Jednym z głównych i robiących największe wrażenie zabytków w Lizbonie jest przepiękny klasztor Hieronimitów w Belem. Budowa rozpoczęta w 1501 roku przez króla Manuela I Szczęśliwego i finansowana z bogactw napływających do Portugalii z jej zamorskich posiadłości, monaster ten pozostaje jednym z cudowniejszych przykładów stylu manuelińskiego w architekturze.
Klasztor zajmowany był przez zakon Hieronimitów który działał przede wszystkim na terenie Hiszpanii i Portugalii. W 1833 roku zgromadzenia kościelne zostały jednak w Portugalii zakazane a piękny budynek – opuszczony. Aktualnie w kościele świętej Marii znajdującym się w tym samym budynku odbywają się msze, ale Jeronimos jest przeznaczony tylko dla turystów.

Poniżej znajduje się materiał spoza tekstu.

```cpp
int am_conv3d_wgrad(int mode, int dtype, int ksize, int stride, const void* x, const void* dy, float* dw_packed,
                    int B, int Dx, int Hx, int Wx, int Cx, int Dy, int Hy, int Wy, int Cy,
                    const uint8_t* x_mask, int x_bshift, const uint8_t* y_mask, int y_bshift, int fd, int fh, int fw,
                    float* det_workspace, long det_workspace_floats,
                    const int32_t* active_list, int n_active ,
                    void* gather_workspace, long gather_workspace_bytes ,
                    void* stream);
int am_conv3d_wgrad_uses_k3(int mode, int dtype, int ksize, int stride, int B, int D, int H, int W, int Cx, int Cy, int has_masks,
                            int deterministic);
int am_conv3d_wgrad_gather_bytes(int mode, int dtype, int ksize, int stride, int B, int Cx, int Cy, int y_bshift, int has_y_mask, int n_active,
                                 int fd, int fh, int fw, long* bytes );

int am_split_bf16(const float* x, void* hi, void* lo, long n, void* stream);

int am_pack_weight(int dtype, const float* src, void* dst, int R, int K, int taps, long stride_r, long stride_k, int Rp, int Kp,
// ... 159 lines not shown
```

Measured before the change: 137.9 volumes/s.

## Add class-loop stride-2 dgrad kernel and fuse 1x1 shortcut dgrad into it

Adds a new implicit-GEMM kernel for stride-2 transposed and dgrad convolutions. Each workgroup stages the union input footprint for all 8 parity classes into LDS once and loops over the classes, instead of launching a separate brick per class that reloads overlapping input. A new pair entry point also folds the 1x1 stride-2 residual shortcut dgrad into the first class's accumulator, which removes a separate accumulate pass over the output. In exchange it brings larger LDS footprints, a longer serial loop per workgroup with less grid parallelism, and a fallback path when the plan does not qualify.

```diff
diff --git a/anatomask_amd/csrc/conv_igemm.hip b/anatomask_amd/csrc/conv_igemm.hip
--- a/anatomask_amd/csrc/conv_igemm.hip
+++ b/anatomask_amd/csrc/conv_igemm.hip
@@ -1,3 +1,4 @@
+#include <atomic>
 #include <mutex>
 #include <type_traits>
 #include <stdlib.h>
@@ -462,6 +463,355 @@
   }
 }
 
+template <typename T, int BD, int BH, int BW, int NS, int NIT>
+__global__ __launch_bounds__(256, 2) void conv_igemm_cl_kernel(ConvArgs a) {
+  constexpr int EPC = TT<T>::EPC;
+  constexpr bool SPL = std::is_same<T, f32s_t>::value;
+  constexpr int KC = (ROWB / 16) * EPC;
+  constexpr int MV = BD * BH * BW, VS = MV / 64, NT = 16 * NS, TG = TG_OF(NS, 2);
+  constexpr int WBUF = TG * NT * ROWB, WCH = TG * NT * 4, WIT = WCH / 256;
+  static_assert(MV % 64 == 0 && WCH % 256 == 0, "whole subtiles per wave, whole chunks per thread");
+  extern __shared__ __attribute__((aligned(16))) unsigned char lds[];
+  unsigned char* ldsW = lds + a.w_lds_off;
+
+  const int tid = threadIdx.x, lane = tid & 63, wave = tid >> 6;
+  const int g = lane >> 4, r16 = lane & 15;
+  const int nbrick = a.plist ? a.nlive : a.B * a.nbd * a.nbh * a.nbw;
+  int ytile = 0, bid = blockIdx.x;
+  if (a.ny > 1) {
+    const int t = bid >> 3;
+    ytile = t % a.ny;
+    bid = ((t / a.ny) << 3) + (bid & 7);
+    if (bid >= nbrick) return;
+  }
+  const int brick = bid;
+  int bw_, bh_, bd_, b;
+  if (a.plist) {
+    const int bpp = a.pbd * a.pbh * a.pbw;
+    const int pk = a.plist[bid / bpp], j = bid % bpp;
+    b = (pk >> 24) & 255;
+    bd_ = ((pk >> 16) & 255) * a.pbd + j / (a.pbh * a.pbw); bh_ = ((pk >> 8) & 255) * a.pbh + (j / a.pbw) % a.pbh; bw_ = (pk & 255) * a.pbw + j % a.pbw;
+  } else {
+    bw_ = bid % a.nbw; bid /= a.nbw;
+    bh_ = bid % a.nbh; bid /= a.nbh;
+    bd_ = bid % a.nbd; b = bid / a.nbd;
+  }
+  const int q0d = bd_ * BD, q0h = bh_ * BH, q0w = bw_ * BW;
+  const int co0 = ytile * NT;
+  float* part0 = a.partials ? a.partials + (size_t)brick * a.Cout * 2 : nullptr;
+  const size_t part_cls = (size_t)nbrick * a.Cout * 2;
+
+  if (!a.plist && a.out_mask.m) {
+    bool live;
+    if (a.brick_in_patch) live = a.out_mask.active(b, q0d * 2, q0h * 2, q0w * 2);
+    else {
+      int any = 0;
+      for (int v = tid; v < MV; v += 256) {
+        const int od = (q0d + v / (BW * BH)) * 2, oh = (q0h + (v / BW) % BH) * 2, ow = (q0w + v % BW) * 2;
+        if (od < a.Do && oh < a.Ho && ow < a.Wo && a.out_mask.active(b, od, oh, ow)) any = 1;
+      }
+      live = __syncthreads_or(any) != 0;
+    }
+    if (!live) {
+      if (part0 && tid < NT && co0 + tid < a.Cout)
+        for (int c = 0; c < 8; ++c) { part0[c * part_cls + (co0 + tid) * 2] = 0.f; part0[c * part_cls + (co0 + tid) * 2 + 1] = 0.f; }
+      return;
+    }
+  }
+
+  int tapv;
+  {
+    const int tp = a.taps[lane];
+    const int ud = (tp & 15) - 8, uh = ((tp >> 4) & 15) - 8, uw = ((tp >> 8) & 15) - 8;
+    tapv = ((((ud - a.cl_mind) * a.cl_eh + (uh - a.cl_minh)) * a.cl_ew + (uw - a.cl_minw)) * LROWB) | (((tp >> 12) & 63) << 20);
+  }
+  const size_t plane_elems = (size_t)a.Hi * a.Wi * a.Cin;
+  const __amdgpu_buffer_rsrc_t rw = __builtin_amdgcn_make_buffer_rsrc((void*)a.w, 0, a.w_bytes, 0x00020000);
+  constexpr unsigned OOB = 0x80000000u;
+  const int cchunk = (tid & 3) * EPC;
+  const int sdst = (tid >> 2) * LROWB + (tid & 3) * (SPL ? 8 : 16);
+  const int wtapB = a.Coutp * a.Cinp * (int)sizeof(T);
+  const int nslab = a.Cinp / KC;
+
+  unsigned wsrc[WIT];
+  int wdst[WIT];
+#pragma unroll
+  for (int it = 0; it < WIT; ++it) {
+    const int idx = tid + it * 256;
+    const int row = (idx >> 2) % NT, tig = idx / (NT * 4);
+    wsrc[it] = (unsigned)(((co0 + crow(row)) * a.Cinp + (idx & 3) * EPC) * (int)sizeof(T));
+    wdst[it] = tig * NT * ROWB + swz(row, idx & 3);
+  }
+  int aoff[NS];
+#pragma unroll
+  for (int i = 0; i < NS; ++i) aoff[i] = swz(i * 16 + r16, g);
+
+#define AM_CL_WLOAD(WR, TB, NTP, GI, KCW, OK)                                                               \
+  _Pragma("unroll") for (int it = 0; it < WIT; ++it) {                                                      \
+    const int tt_ = __builtin_amdgcn_readfirstlane((GI) * TG + (tid + it * 256) / (NT * 4));                \
+    const int wi_ = __builtin_amdgcn_readlane(tapv, (TB) + (tt_ < (NTP) ? tt_ : (NTP) - 1)) >> 20;          \
+    WR[it] = __builtin_bit_cast(u32x4, __builtin_amdgcn_raw_buffer_load_b128(rw, (tt_ < (NTP) && (OK)) ? wsrc[it] : OOB, wi_ * wtapB + (KCW) * (int)sizeof(T), 0)); \
+  }
+#define AM_CL_WSTORE(WR, BUF)                                                                              \
+  _Pragma("unroll") for (int it = 0; it < WIT; ++it)                                                        \
+    *(u32x4*)(ldsW + (BUF) * WBUF + wdst[it]) = WR[it];
+
+  u32x4 wr[WIT];
+  AM_CL_WLOAD(wr, a.tap_begin[0], a.tap_begin[1] - a.tap_begin[0], 0, 0, true);
+
+  u32x4 xa[2][NS], xb[2][VS];
+  auto x2_load = [&](const int s, const int h) __attribute__((always_inline)) {
+    const int kc = s * KC + g * EPC;
+    const bool sok = s < nslab;
+    const u32x4 z4 = {0u, 0u, 0u, 0u};
+#pragma unroll
+    for (int i = 0; i < NS; ++i)
+      xa[h][i] = sok ? *(const u32x4*)((const T*)a.w2 + (size_t)(co0 + crow(i * 16 + r16)) * a.Cinp + kc) : z4;
+#pragma unroll
+    for (int j = 0; j < VS; ++j) {
+      const int v = wave * (MV / 4) + j * 16 + r16;
+      const int qd = q0d + v / (BW * BH), qh = q0h + (v / BW) % BH, qw = q0w + v % BW;
+      const bool ok = sok && qd < a.Di && qh < a.Hi && qw < a.Wi && kc < a.Cin;
+      xb[h][j] = ok ? *(const u32x4*)((const T*)a.x2 + (((size_t)(b * a.Di + qd) * a.Hi + qh) * a.Wi + qw) * a.Cin + kc) : z4;
+    }
+  };
+  auto x2_mma = [&](f32x4 (&acc_)[NS][VS], const int h) __attribute__((always_inline)) {
+    if constexpr (!SPL) {
+#pragma unroll
+      for (int j = 0; j < VS; ++j)
+#pragma unroll
+        for (int i = 0; i < NS; ++i) acc_[i][j] = mma_chunk<T>(xa[h][i], xb[h][j], acc_[i][j]);
+    }
+  };
+  if constexpr (!SPL) {
+    if (a.x2) { x2_load(0, 0); x2_load(1, 1); }
+  }
+
+  {
+    const int ED = a.cl_ed, EH = a.cl_eh, EW = a.cl_ew, nvox = ED * EH * EW, EHW = EH * EW;
+    const int i0d = q0d + a.cl_mind, i0h = q0h + a.cl_minh, i0w = q0w + a.cl_minw;
+    int dbase = i0d < 0 ? 0 : (i0d > a.Di ? a.Di : i0d);
+    const size_t left = (size_t)(a.Di - dbase) * plane_elems * sizeof(T);
+    const __amdgpu_buffer_rsrc_t rx = __builtin_amdgcn_make_buffer_rsrc(
+        (void*)((const T*)a.x + ((size_t)b * a.Di + dbase) * plane_elems), 0, (int)(left < 0x7fffff00ull ? left : 0x7fffff00ull), 0x00020000);
+    unsigned soff[NIT];
+    uint8_t mb[NIT];
+#pragma unroll
+    for (int it = 0; it < NIT; ++it) {
+      const int e = (tid + it * 256) >> 2;
+      const int ez = (e * a.cl_mdiv_hw) >> 20, rem = e - ez * EHW;
+      const int ey = (rem * a.cl_mdiv_w) >> 20, ex = rem - ey * EW;
+      const int id = i0d + ez, ih = i0h + ey, iw = i0w + ex;
+      const bool ok = e < nvox && (unsigned)id < (unsigned)a.Di && (unsigned)ih < (unsigned)a.Hi && (unsigned)iw < (unsigned)a.Wi;
+      soff[it] = ok ? (unsigned)(((((id - dbase) * a.Hi + ih) * a.Wi + iw) * a.Cin + cchunk) * (int)sizeof(T)) : OOB;
+      mb[it] = a.in_mask.m ? a.in_mask.peek(b, id, ih, iw, ok) : (uint8_t)1;
+    }
+#pragma unroll
+    for (int it = 0; it < NIT; ++it)
+      if (!mb[it]) soff[it] = OOB;
+    for (int s0 = 0; s0 < nslab; s0 += 2) {
+      u32x4 stg[2][NIT];
+#pragma unroll
+      for (int h = 0; h < 2; ++h) {
+        const bool cok = (s0 + h) * KC + cchunk < a.Cin && s0 + h < nslab;
+#pragma unroll
+        for (int it = 0; it < NIT; ++it)
+          stg[h][it] = __builtin_bit_cast(u32x4, __builtin_amdgcn_raw_buffer_load_b128(rx, cok ? soff[it] : OOB, (s0 + h) * KC * (int)sizeof(T), 0));
+      }
+#pragma unroll
+      for (int h = 0; h < 2; ++h)
+        if (s0 + h < nslab) {
+          unsigned char* dsl = lds + (s0 + h) * a.cl_slab + sdst;
+#pragma unroll
+          for (int it = 0; it < NIT; ++it)
+            if (((tid + it * 256) >> 2) < nvox) {
+              if constexpr (SPL) {
+                typedef __attribute__((ext_vector_type(2))) unsigned int u32x2_;
+                unsigned h2[2], l2[2];
+                split4_bf16(stg[h][it], h2, l2);
+                *(u32x2_*)(dsl + it * 64 * LROWB) = u32x2_{h2[0], h2[1]};
+                *(u32x2_*)(dsl + it * 64 * LROWB + 32) = u32x2_{l2[0], l2[1]};
+              } else {
+                *(u32x4*)(dsl + it * 64 * LROWB) = stg[h][it];
+              }
+            }
+        }
+    }
+  }
+  AM_CL_WSTORE(wr, 0);
+  __syncthreads();
+
+  int bb[VS];
+#pragma unroll
+  for (int j = 0; j < VS; ++j) {
+    const int v = wave * (MV / 4) + j * 16 + r16;
+    bb[j] = (((v / (BW * BH)) * a.cl_eh + (v / BW) % BH) * a.cl_ew + v % BW) * LROWB + (SPL ? (g & 1) : g) * 16;
+  }
+  T* __restrict__ yg = (T*)a.y;
+  constexpr int NH = NS / 2;
+  f32x4 bia[NS];
+#pragma unroll
+  for (int i = 0; i < NS; ++i) {
+    const int co = co0 + (i >> 1) * 32 + g * 8 + (i & 1) * 4;
+    bia[i] = (a.bias && co < a.Cout) ? *(const f32x4*)(a.bias + co) : f32x4{0.f, 0.f, 0.f, 0.f};
+  }
+  const bool sparse_out = a.out_mask.m != nullptr;
+  auto load8 = [&](const T* p, f32x4& lo, f32x4& hi) {
+    if constexpr (sizeof(T) == 4) { lo = *(const f32x4*)p; hi = *(const f32x4*)(p + 4); }
+    else {
+      typedef __attribute__((ext_vector_type(8))) __bf16 bfx8_;
+      typedef __attribute__((ext_vector_type(8))) float f32x8_;
+      const f32x8_ f = __builtin_convertvector(*(const bfx8_*)p, f32x8_);
+      lo = f32x4{f[0], f[1], f[2], f[3]}; hi = f32x4{f[4], f[5], f[6], f[7]};
+    }
+  };
+
+  int bufp = 0;
+  for (int cls = 0; cls < 8; ++cls) {
+    const int tb = a.tap_begin[cls], nt = a.tap_begin[cls + 1] - tb, ng = (nt + TG - 1) / TG;
+    const int tbn = a.tap_begin[cls < 7 ? cls + 1 : cls], ntn = a.tap_begin[cls < 7 ? cls + 2 : cls + 1] - tbn;
+    const int pd = (cls >> 2) & 1, ph = (cls >> 1) & 1, pw = cls & 1;
+    f32x4 acc[NS][VS];
+#pragma unroll
+    for (int i = 0; i < NS; ++i)
+#pragma unroll
+      for (int j = 0; j < VS; ++j) acc[i][j] = f32x4{0.f, 0.f, 0.f, 0.f};
+
+    if constexpr (!SPL) {
+      if (cls == 0 && a.x2) {
+#pragma unroll
+        for (int h = 0; h < 2; ++h) {
+          x2_mma(acc, h);
+          x2_load(2 + h, h);
+        }
+      }
+    }
+
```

Atrakcją klasztoru dwupoziomowy dziedziniec klasztoru, otoczony rzeźbionymi arkadami. W salkach dookoła są również wystawy o historii Portugalii oraz nagrobki Vasco da Gamy i Luisa de Camoes (szczątki są w innych miejscach). Tak naprawdę nie ma nic więcej do zwiedzania ale mimo tego jest to jeden z moich ulubionych zabytków w Lizbonie i miejsce które poleciłabym każdemu. Styl manueliński, będący połączeniem stylu gotyckiego z orientalnymi oraz morskimi zdobieniami, jest tak egzotyczny że samo obserwowanie go jest wielkim przeżyciem. Warto też wejść do kościoła świętej Marii oraz dokładniej pooglądać klasztor z zewnątrz – południowy portal robił na mnie największe wrażenie, mogłabym go oglądać godzinami.
Cena wejścia: 10 euro. Taniej wychodzi gdy kupujemy też wejście do innych atrakcji w Belem.
Dojazd z centrum Lizbony: najlepiej tramwajem numer 15, jadącym przez całe miasto oraz Cais do Sodre. Przystanek „Mosteiro Jeronimos”.